There was this weird C++ bug I encountered, minimally reproducible by
#include <iostream>
#include <vector>
std::vector<int> vec;
int alloc(){
vec.push_back(0);
return vec.size();
}
int main(){
vec.push_back(0);
vec[0] = alloc();
std::cout << vec[0] << std::endl;
}
After the first line of main
, vec
has size 1. In the second line of main
, after the first line of alloc
, vec
has size 2. We therefore expect that vec[0] == 2
. This is not the case.
In the first line of alloc
, vec
grows from size 1 to 2. My GCC’s STL implementation thus realloc a space of size 2 and moves the existing content there. This reallocation invalidates the original memory space, at which vec[0]
is pointing to. So sometimes you would get a SEGFAULT
out of this.
Solution: vec.assign(0, alloc());
So obviously the root cause of this problem is undefined behavior in the execution order of indexing and the evaluation of the value (the bug emerges if indexing happens first).

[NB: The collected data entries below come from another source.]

# RDLLab/posggym-baselines

Measured on AMD Instinct MI355X. Metric: MCTS simulations/sec on Driving-v1 (POMCP exact search), higher is better.
Workload: dtype f64

## Files before the change

### posggym-baselines_amd/csrc/driving.h

```cpp
#pragma once
#include <stdint.h>

#include "philox.h"

namespace pb {

enum : int { NORTH = 0, EAST = 1, SOUTH = 2, WEST = 3 };
enum : int { REVERSE = 0, STOPPED = 1, FORWARD_SLOW = 2, FORWARD_FAST = 3 };
enum : int { DO_NOTHING = 0, ACCELERATE = 1, DECELERATE = 2, TURN_RIGHT = 3, TURN_LEFT = 4 };
enum : int { CELL_VEHICLE = 0, CELL_WALL = 1, CELL_EMPTY = 2, CELL_DEST = 3 };

struct DrvGrid {
  uint8_t wall[256];
  uint8_t dist[8][256];
  uint8_t loc_x[8], loc_y[8], loc_dir[8];
  int32_t width, height, num_locs;
  int32_t obs_front, obs_back, obs_side;
  int32_t pad[2];
};

struct Veh {
  int x, y, dir, speed, dest, reached, crashed, mind, initd;
};

// ... 140 lines not shown
  v.crashed = 0;
  v.mind = g.dist[dest][(v.y << 4) | v.x];
  v.initd = v.mind;
  return pack_veh(v);
}

PB_HD int kth_bit(uint32_t mask, uint32_t k) {
  for (int i = 0; i < 8; ++i) {
    if (mask & (1u << i)) {
      if (k == 0) return i;
      --k;
    }
  }
  return -1;
}

PB_HD int popc8(uint32_t m) {
  int n = 0;
  for (int i = 0; i < 8; ++i) n += (m >> i) & 1;
  return n;
}

template <class G, class Draw>
PB_HD void drv_sample_initial_state2(const G& g, Draw draw, uint32_t* s0, uint32_t* s1) {
  const uint32_t all = (1u << g.num_locs) - 1u;
  uint32_t starts = 0, dests = 0;
  uint32_t out[2];
  for (int i = 0; i < 2; ++i) {
    const uint32_t av = all & ~starts;
    const int s = kth_bit(av, draw((uint32_t)popc8(av)));
    starts |= 1u << s;
    const uint32_t avd = all & ~dests & ~(1u << s);
    const int d = kth_bit(avd, draw((uint32_t)popc8(avd)));
    dests |= 1u << d;
    out[i] = make_vehicle(g, s, d);
  }
  *s0 = out[0];
  *s1 = out[1];
}

template <class G>
PB_HD int loc_index(const G& g, int x, int y) {
  for (int k = 0; k < g.num_locs; ++k)
    if (g.loc_x[k] == x && g.loc_y[k] == y) return k;
  return -1;
}

}

namespace pb {

struct DrvModel {
  DrvGrid g;
  uint16_t win_wall[1024];
  uint16_t nbr2[1024];
  double prog[3 * 128];
};

template <class G>
PB_HD void build_model_tables(const G& g, DrvModel* m) {
  const int ncells = (g.obs_front + g.obs_back + 1) * (2 * g.obs_side + 1);
  for (int cell = 0; cell < 256; ++cell) {
    const int x = cell & 15, y = cell >> 4;
    for (int d = 0; d < 4; ++d) {
      const int nx = x + dir_dx(d), ny = y + dir_dy(d);
      int n1 = 0xFF, n2 = 0xFF;
      if (grid_free(g, nx, ny)) {
        n1 = (ny << 4) | nx;
        const int mx = nx + dir_dx(d), my = ny + dir_dy(d);
        if (grid_free(g, mx, my)) n2 = (my << 4) | mx;
      }
      m->nbr2[cell * 4 + d] = (uint16_t)(n1 | (n2 << 8));
      uint32_t w = 0;
      const int W = 2 * g.obs_side + 1;
      const int r = (d + 1) & 3;
      for (int c = 0; c < ncells; ++c) {
        const int fwd = g.obs_front - c / W;
        const int side = c % W - g.obs_side;
        const int cx = x + fwd * dir_dx(d) + side * dir_dx(r);
        const int cy = y + fwd * dir_dy(d) + side * dir_dy(r);
        if (!grid_free(g, cx, cy)) w |= 1u << c;
      }
      m->win_wall[cell * 4 + d] = (uint16_t)w;
    }
  }
  for (int k = 0; k < 3; ++k)
    for (int i = 0; i < 128; ++i)
      m->prog[k * 128 + i] = i == 0 ? 0.0 : (0.5 * (double)k) / (double)i;
}
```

In the solution above, per standard, the parameters are evaluated before the vec.assign
call so we are fine.
The compiler is theoretically unable to detect this perfectly. Obviously the compiler can issue warnings, but it cannot perfectly detect only and every case of such undefined behaviors. Otherwise we could just put any program in the function call and solve the Turing Halting Problem.
If you understand what’s going on completely, ignore the following part.
So at the first glance, I was thinking: “hmmm this makes sense if we’re using and moving around a raw array, but isn’t the []
operator of a vector just disguised function call?”.
Indeed it is. Suppose that T& operator[](size_t i) {...}
is renamed to T& bracket(size_t i) {...}
for clarity’s sake, then vec[0] = alloc()
is translated into:
int* ref = &vec.bracket(0);
int val = alloc();
*ref = val;
Now everything is defined, but obviously after alloc
, ref
becomes a dangling pointer.
Side notes, barring Turing Halting Problem, if a compiler can detect this, we’d have no use of rust and such.